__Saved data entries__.
· · · · ·
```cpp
struct JvpFilterParams {
    const float4* stream; int nch; const float* vecs; const float* edge_emb;
    const uint32_t* rows;
    int nblk, G, parts, A, first, last;
    long long B, n_groups;
    float length_scale;
    const float *x, *P, *e;
    float4* wq;
    float4* st;
};
struct JvpEdgeParams {
    const float4* stream; int nch, pad; const float* vecs; const float* edge_emb;
    const uint32_t* rows; const int32_t* slotnode;
    int nblk, G, parts, A, D, first, last;
    long long B, n_groups;
    const float *x, *xdot;
    const float *P, *v, *e;
    const float4 *wq, *st;
    const float *tP, *tv;
    float *te, *tdsacc, *tdvacc, *tcacc;
};
struct JvpNodeParams {
    const float4* stream; int nch; const float* vecs;
    long long N;
    const float *s, *v, *dsacc, *dvacc, *cacc;
    float4* ns;
};
struct JvpUpdateParams {
    const float4* stream; int nch; const float* vecs;
    long long N, B; int A, D, G, has_next;
    const float *v, *cacc;
    const float4* ns;
    float *ts, *tv, *tdsacc, *tdvacc, *tcacc, *tP;
    int zero_acc;
};
struct JvpReadoutParams {
    const float4* stream; int nch; const float* vecs; float b2_gate;
    long long N, B; int A, D, G;
    const float *s, *v, *ts, *tv;
    float* tout;
};
hipError_t launch_jvp_filter(int NB, bool split, const JvpFilterParams& p, hipStream_t st, bool masked = false);
hipError_t launch_jvp_edge(int NB, bool split, const JvpEdgeParams& p, hipStream_t st, bool masked = false);
hipError_t launch_jvp_node(int NB, bool split, const JvpNodeParams& p, hipStream_t st);
hipError_t launch_jvp_update(int NB, bool split, const JvpUpdateParams& p, hipStream_t st);
hipError_t launch_jvp_readout(int NB, bool split, const JvpReadoutParams& p, hipStream_t st);
hipError_t launch_div_reduce(const float* tout, long long B, int D, int G, float* div, hipStream_t st);
hipError_t launch_hutch_reduce(const float* tout, const float* eps, long long B, int k, int A, int G, float* est, hipStream_t st);
hipError_t configure_painn_jvp_kernels(int NB);

struct AdwParams {
    const float4* stream; int nch;
    const float* vecs;
    float b_out;
    int n_hidden; long long B;
    const float* x; const float* in1; const float* emb; const int32_t* idx;
    float t;
    float* out;
    float* out_div;
    int dim;
};
hipError_t launch_adw(int NB, bool split, const AdwParams& p, hipStream_t st);
hipError_t configure_adw_kernels(int NB, int max_hidden, int dim);

enum { ADW_FUSED_EULER = 0, ADW_FUSED_HEUN = 1, ADW_FUSED_EM = 2 };
struct AdwFusedStep {
    float t, t_next;
    float dt, hdt;
    float ndt, nhdt;
    float sigma;
    float pad;
};
struct AdwFusedParams {
    const float4* stream; int nch;
    const float* vecs;
    float b_out;
    int n_hidden; long long B;
    float* x;
    const int32_t* idx;
    const float* emb; long long U;
    const AdwFusedStep* steps;
// ... 113 lines not shown
```

### thermodynamic-interpolation_amd/engine.py

```python
from __future__ import annotations

import ctypes as C

import numpy as np

from . import _lib
from . import weights as W


def time_grid(start: float, end: float, n_step: int) -> np.ndarray:
    try:
        import torch
        return torch.linspace(float(start), float(end), int(n_step), dtype=torch.float32).numpy().copy()
    except ImportError:
        return _time_grid_numpy(start, end, n_step)


def _time_grid_numpy(start: float, end: float, n_step: int) -> np.ndarray:
    start, end = np.float32(start), np.float32(end)
    if n_step == 1:
        return np.asarray([start], np.float32)
    step = np.float32((end - start) / np.float32(n_step - 1))
    i = np.arange(n_step, dtype=np.int64)
    lo = start + step * i.astype(np.float32)
# ... 339 lines not shown
        on_gpu = hasattr(x0, "data_ptr") and x0.is_cuda
        rd = _rollout_desc(scheme, t_grid, save_every, _lib.MEM_DEVICE if on_gpu else _lib.MEM_HOST, eps, seed, traj_offset, com_free_noise,
                           rtol, atol, step_offset, step_control)
        rows = int(_lib.lib().ti_rollout_rows(rd.n_step, rd.save_every))
        if out is None:
            out = _alloc_like(x0 if on_gpu else None, (rows, B, self.A, 3))
        (xp, cp, op), dev, keep = self._ptrs((x0, (B, self.A, 3), False, "x0"), self._cond_spec(cond, B), (out, (rows, B, self.A, 3), True, "out"))
        nfe = C.c_int64(0)
        _lib.check(_lib.lib().ti_painn_rollout(self.h, C.byref(rd), xp, cp, B, op, C.byref(nfe)))
        return out, nfe.value

    def jvp(self, x, xdot, t, cond=None):
        B = self._check_x(x)
        like = x if hasattr(x, "data_ptr") and x.is_cuda else None
        out, tan = _alloc_like(like, (B, self.A, 3)), _alloc_like(like, (B, self.A, 3))
        (xp, tp, cp, op, tnp), dev, keep = self._ptrs((x, (B, self.A, 3), False, "x"), (xdot, (B, self.A, 3), False, "xdot"), self._cond_spec(cond, B),
                                                      (out, None, True, "out"), (tan, None, True, "out_tan"))
        _lib.check(_lib.lib().ti_painn_drift_jvp(self.h, xp, tp, float(t), cp, B, op, tnp, _lib.MEM_DEVICE if dev else _lib.MEM_HOST))
        return out, tan

    def drift_div(self, x, t, cond=None):
        B = self._check_x(x)
        like = x if hasattr(x, "data_ptr") and x.is_cuda else None
        out, div = _alloc_like(like, (B, self.A, 3)), _alloc_like(like, (B,))
        tv = self._times(t, B)
        if tv is not None:
            (xp, tp, cp, op, dp), dev, keep = self._ptrs((x, (B, self.A, 3), False, "x"), tv, self._cond_spec(cond, B), (out, None, True, "out"),
                                                         (div, None, True, "out_div"))
            _lib.check(_lib.lib().ti_painn_drift_div_tv(self.h, xp, tp, cp, B, op, dp, _lib.MEM_DEVICE if dev else _lib.MEM_HOST))
            return out, div
        (xp, cp, op, dp), dev, keep = self._ptrs((x, (B, self.A, 3), False, "x"), self._cond_spec(cond, B), (out, None, True, "out"), (div, None, True, "out_div"))
        _lib.check(_lib.lib().ti_painn_drift_div(self.h, xp, float(t), cp, B, op, dp, _lib.MEM_DEVICE if dev else _lib.MEM_HOST))
        return out, div

    def rollout_dlogp(self, x0, cond, t_grid, scheme="euler", save_every=1, div_scale=1.0, out_scale=1.0, reverse_ode=False,
                      rtol=1e-4, atol=1e-4, step_control="batch"):
        B = self._check_x(x0, "x0")
        on_gpu = hasattr(x0, "data_ptr") and x0.is_cuda
        rd = _rollout_desc(scheme, t_grid, save_every, _lib.MEM_DEVICE if on_gpu else _lib.MEM_HOST, 0.0, 0, 0, False, rtol, atol,
                           step_control=step_control)
        rows = int(_lib.lib().ti_rollout_rows(rd.n_step, rd.save_every))
        out, dl = _alloc_like(x0 if on_gpu else None, (rows, B, self.A, 3)), _alloc_like(x0 if on_gpu else None, (rows, B))
        (xp, cp, op, dp), dev, keep = self._ptrs((x0, (B, self.A, 3), False, "x0"), self._cond_spec(cond, B), (out, None, True, "out"), (dl, None, True, "out_dlogp"))
        nfe = C.c_int64(0)
        _lib.check(_lib.lib().ti_painn_rollout_dlogp(self.h, C.byref(rd), xp, cp, B, float(div_scale), float(out_scale), int(bool(reverse_ode)),
                                                     op, dp, C.byref(nfe)))
        return out, dl, nfe.value

    def drift_div_est(self, x, t, cond=None, n_probes=1, probe_seed=0, traj_offset=0):
        B = self._check_x(x)
        like = x if hasattr(x, "data_ptr") and x.is_cuda else None
        out, div = _alloc_like(like, (B, self.A, 3)), _alloc_like(like, (B,))
        tv = self._times(t, B)
        mem = lambda dev: _lib.MEM_DEVICE if dev else _lib.MEM_HOST
        if tv is not None:
            (xp, tp, cp, op, dp), dev, keep = self._ptrs((x, (B, self.A, 3), False, "x"), tv, self._cond_spec(cond, B), (out, None, True, "out"),
                                                         (div, None, True, "out_div"))
            _lib.check(_lib.lib().ti_painn_drift_div_est_tv(self.h, xp, tp, cp, B, int(n_probes), int(probe_seed), int(traj_offset), op, dp, mem(dev)))
            return out, div
        (xp, cp, op, dp), dev, keep = self._ptrs((x, (B, self.A, 3), False, "x"), self._cond_spec(cond, B), (out, None, True, "out"), (div, None, True, "out_div"))
        _lib.check(_lib.lib().ti_painn_drift_div_est(self.h, xp, float(t), cp, B, int(n_probes), int(probe_seed), int(traj_offset), op, dp, mem(dev)))
        return out, div

    def rollout_dlogp_est(self, x0, cond, t_grid, n_probes=1, probe_seed=0, traj_offset=0, scheme="euler", save_every=1, div_scale=1.0,
                          out_scale=1.0, reverse_ode=False, rtol=1e-4, atol=1e-4, step_control="batch"):
        B = self._check_x(x0, "x0")
        on_gpu = hasattr(x0, "data_ptr") and x0.is_cuda
        rd = _rollout_desc(scheme, t_grid, save_every, _lib.MEM_DEVICE if on_gpu else _lib.MEM_HOST, 0.0, 0, traj_offset, False, rtol, atol,
                           step_control=step_control)
        rows = int(_lib.lib().ti_rollout_rows(rd.n_step, rd.save_every))
        out, dl = _alloc_like(x0 if on_gpu else None, (rows, B, self.A, 3)), _alloc_like(x0 if on_gpu else None, (rows, B))
        (xp, cp, op, dp), dev, keep = self._ptrs((x0, (B, self.A, 3), False, "x0"), self._cond_spec(cond, B), (out, None, True, "out"), (dl, None, True, "out_dlogp"))
        nfe = C.c_int64(0)
        _lib.check(_lib.lib().ti_painn_rollout_dlogp_est(self.h, C.byref(rd), int(n_probes), int(probe_seed), xp, cp, B, float(div_scale),
                                                         float(out_scale), int(bool(reverse_ode)), op, dp, C.byref(nfe)))
        return out, dl, nfe.value

    def debug_tap(self, stage: int):
        _lib.check(_lib.lib().ti_painn_debug_tap(self.h, int(stage)))

    def debug_poison(self, B: int, value: float):
        _lib.check(_lib.lib().ti_painn_debug_poison(self.h, int(B), float(value)))

    def debug_read(self, what: str, B: int):
        shape = {"s": (B, self.A, self.F), "v": (B, self.A, 3, self.F), "e": (B, self.E, self.F)}[what[-1]]
        out = np.empty(shape, np.float32)
        _lib.check(_lib.lib().ti_painn_debug_read(self.h, {"s": 0, "v": 1, "e": 2, "ts": 3, "tv": 4, "te": 5}[what], _lib.fptr(out), out.size))
        return out


class AdwEngine(_Engine):

    def __init__(self, hidden, num_layers, flat_weights_f64, device=0, precision="f32", dim=1):
        if precision not in _lib.PRECISIONS:
            raise ValueError(f"precision must be one of {sorted(_lib.PRECISIONS)}")
        self.hidden, self.num_layers, self.precision, self.dim = int(hidden), int(num_layers), precision, int(dim)
        self.desc = _lib.AdwDesc(self.hidden, self.num_layers, _lib.PRECISIONS[precision])
        w = np.ascontiguousarray(flat_weights_f64, np.float64)
        self.device = int(device)
        if self.dim == 1:
            self.h = _lib.lib().ti_adw_create(C.byref(self.desc), w.ctypes.data_as(C.POINTER(C.c_double)), w.size, self.device)
        else:
            self.h = _lib.lib().ti_adw_create_nd(C.byref(self.desc), self.dim, w.ctypes.data_as(C.POINTER(C.c_double)), w.size, self.device)
        if not self.h:
            raise _lib.TiError(-1, _lib.last_error())

    def _obs_x_shape(self, x):
        B = int(x.shape[0])
        return B, self._xs(B)

    def _xs(self, *lead):
        return tuple(lead) + ((self.dim,) if self.dim > 1 else ())

    def drift(self, x, t, beta0, beta1, out=None, return_div=False):
        B = int(x.shape[0])
        xs = self._xs(B)
        like = x if hasattr(x, "data_ptr") and x.is_cuda else None
        if out is None:
            out = _alloc_like(like, xs)
        div = _alloc_like(like, (B,)) if return_div else None
        tv = self._times(t, B)
        if tv is not None:
            (xp, tp, b0p, b1p, op, dp), dev, keep = self._ptrs((x, xs, False, "x"), tv, (beta0, (B,), False, "beta0"), (beta1, (B,), False, "beta1"),
                                                               (out, xs, True, "out"), (div, None, True, "out_div"))
            _lib.check(_lib.lib().ti_adw_drift_tv(self.h, xp, tp, b0p, b1p, B, op, dp, _lib.MEM_DEVICE if dev else _lib.MEM_HOST))
            return (out, div) if return_div else out
        (xp, b0p, b1p, op, dp), dev, keep = self._ptrs((x, xs, False, "x"), (beta0, (B,), False, "beta0"), (beta1, (B,), False, "beta1"),
                                                       (out, xs, True, "out"), (div, None, True, "out_div"))
        mem = _lib.MEM_DEVICE if dev else _lib.MEM_HOST
        if not return_div:
            _lib.check(_lib.lib().ti_adw_drift(self.h, xp, float(t), b0p, b1p, B, op, mem))
            return out
        _lib.check(_lib.lib().ti_adw_drift_div(self.h, xp, float(t), b0p, b1p, B, op, dp, mem))
        return out, div

    def rollout(self, x0, beta0, beta1, t_grid, scheme="euler", save_every=1, eps=0.0, seed=0, traj_offset=0, out=None,
                return_dlogp=False, rtol=1e-4, atol=1e-4, step_offset=0, step_control="batch", *, fused=False):
        B = int(x0.shape[0])
        on_gpu = hasattr(x0, "data_ptr") and x0.is_cuda
        rd = _rollout_desc(scheme, t_grid, save_every, _lib.MEM_DEVICE if on_gpu else _lib.MEM_HOST, eps, seed, traj_offset, False, rtol, atol,
                           step_offset, step_control)
        rows = int(_lib.lib().ti_rollout_rows(rd.n_step, rd.save_every))
        if out is None:
            out = _alloc_like(x0 if on_gpu else None, self._xs(rows, B))
        dl = _alloc_like(x0 if on_gpu else None, (rows, B)) if return_dlogp else None
        (xp, b0p, b1p, op, dp), dev, keep = self._ptrs((x0, self._xs(B), False, "x0"), (beta0, (B,), False, "beta0"), (beta1, (B,), False, "beta1"),
                                                       (out, self._xs(rows, B), True, "out"), (dl, None, True, "out_dlogp"))
        nfe = C.c_int64(0)
        if fused:
            _lib.check(_lib.lib().ti_adw_rollout_fused(self.h, C.byref(rd), xp, b0p, b1p, B, op, dp, C.byref(nfe)))
            return (out, dl, nfe.value) if return_dlogp else (out, nfe.value)
        if not return_dlogp:
            _lib.check(_lib.lib().ti_adw_rollout(self.h, C.byref(rd), xp, b0p, b1p, B, op, C.byref(nfe)))
            return out, nfe.value
        _lib.check(_lib.lib().ti_adw_rollout_dlogp(self.h, C.byref(rd), xp, b0p, b1p, B, op, dp, C.byref(nfe)))
        return out, dl, nfe.value


def selftest(device: int = 0):
    _lib.check(_lib.lib().ti_selftest(int(device)))
```

Before: 465,500.

## Precompute first-layer phi filter table per conditioning class for pair kernel

Adds a pre-pass that groups molecules by identical conditioning vectors into at most 16 classes, then builds a per-class, per-atom, per-type table of the first layer's phi-branch MLP outputs. The first-layer pair kernel then reads this table instead of recomputing the phi matrix products per edge, and streams only the W-branch weights. It also uses a larger superchunk for the 8-wave table build. The aim is to remove redundant first-layer message MLP work. In exchange it adds a class-detection kernel plus a blocking host sync per call, and it applies only to eligible f16x2 unmasked, non-ragged paths.

```diff
diff --git a/include/ti_hip.h b/include/ti_hip.h
--- a/include/ti_hip.h
+++ b/include/ti_hip.h
@@ -139,6 +139,8 @@
 int ti_painn_debug_tap(ti_handle* h, int stop_after_stage);
 int ti_painn_debug_read(ti_handle* h, int what, float* out, size_t n_floats);
 int ti_painn_debug_poison(ti_handle* h, int64_t B, float value);
+#define TI_PHI0_MAX_CLASSES 16
+int ti_painn_debug_phi0_path(ti_handle* h, int32_t* n_classes);
 int ti_selftest(int device);
 
 #ifdef __cplusplus
diff --git a/thermodynamic-interpolation_amd/_lib.py b/thermodynamic-interpolation_amd/_lib.py
--- a/thermodynamic-interpolation_amd/_lib.py
+++ b/thermodynamic-interpolation_amd/_lib.py
@@ -28,6 +28,7 @@
     "ti_obs_cv", "ti_obs_weights", "ti_obs_hist", "ti_obs_set_observer",
     "ti_adw_rollout_fused",
     "ti_obs_bootstrap",
+    "ti_painn_debug_phi0_path",
 ]
 OBS_KINDS = {"rmsd": 0, "dist": 1, "angle": 2, "torsion": 3, "coord": 4}
 BOOT_ESTIMATORS = {"ess": 0, "tfep": 1, "mean": 2}
@@ -120,6 +121,7 @@
     L.ti_painn_debug_tap.argtypes = [vp, C.c_int]
     L.ti_painn_debug_read.argtypes = [vp, C.c_int, fp, C.c_size_t]
     L.ti_painn_debug_poison.argtypes = [vp, C.c_int64, C.c_float]
+    L.ti_painn_debug_phi0_path.argtypes = [vp, ip]
     L.ti_selftest.argtypes = [C.c_int]
     L.ti_painn_drift_tv.argtypes = [vp, vp, vp, vp, C.c_int64, vp, C.c_int]
     L.ti_painn_drift_div_tv.argtypes = [vp, vp, vp, vp, C.c_int64, vp, vp, C.c_int]
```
· · · · ·
__YOUR ASSIGNMENT__.
From the entries, copy every line in which the string "tdsacc" can be found.

__THE COMPLETED TASK__.
    float *te, *tdsacc, *tdvacc, *tcacc;
    float *ts, *tv, *tdsacc, *tdvacc, *tcacc, *tP;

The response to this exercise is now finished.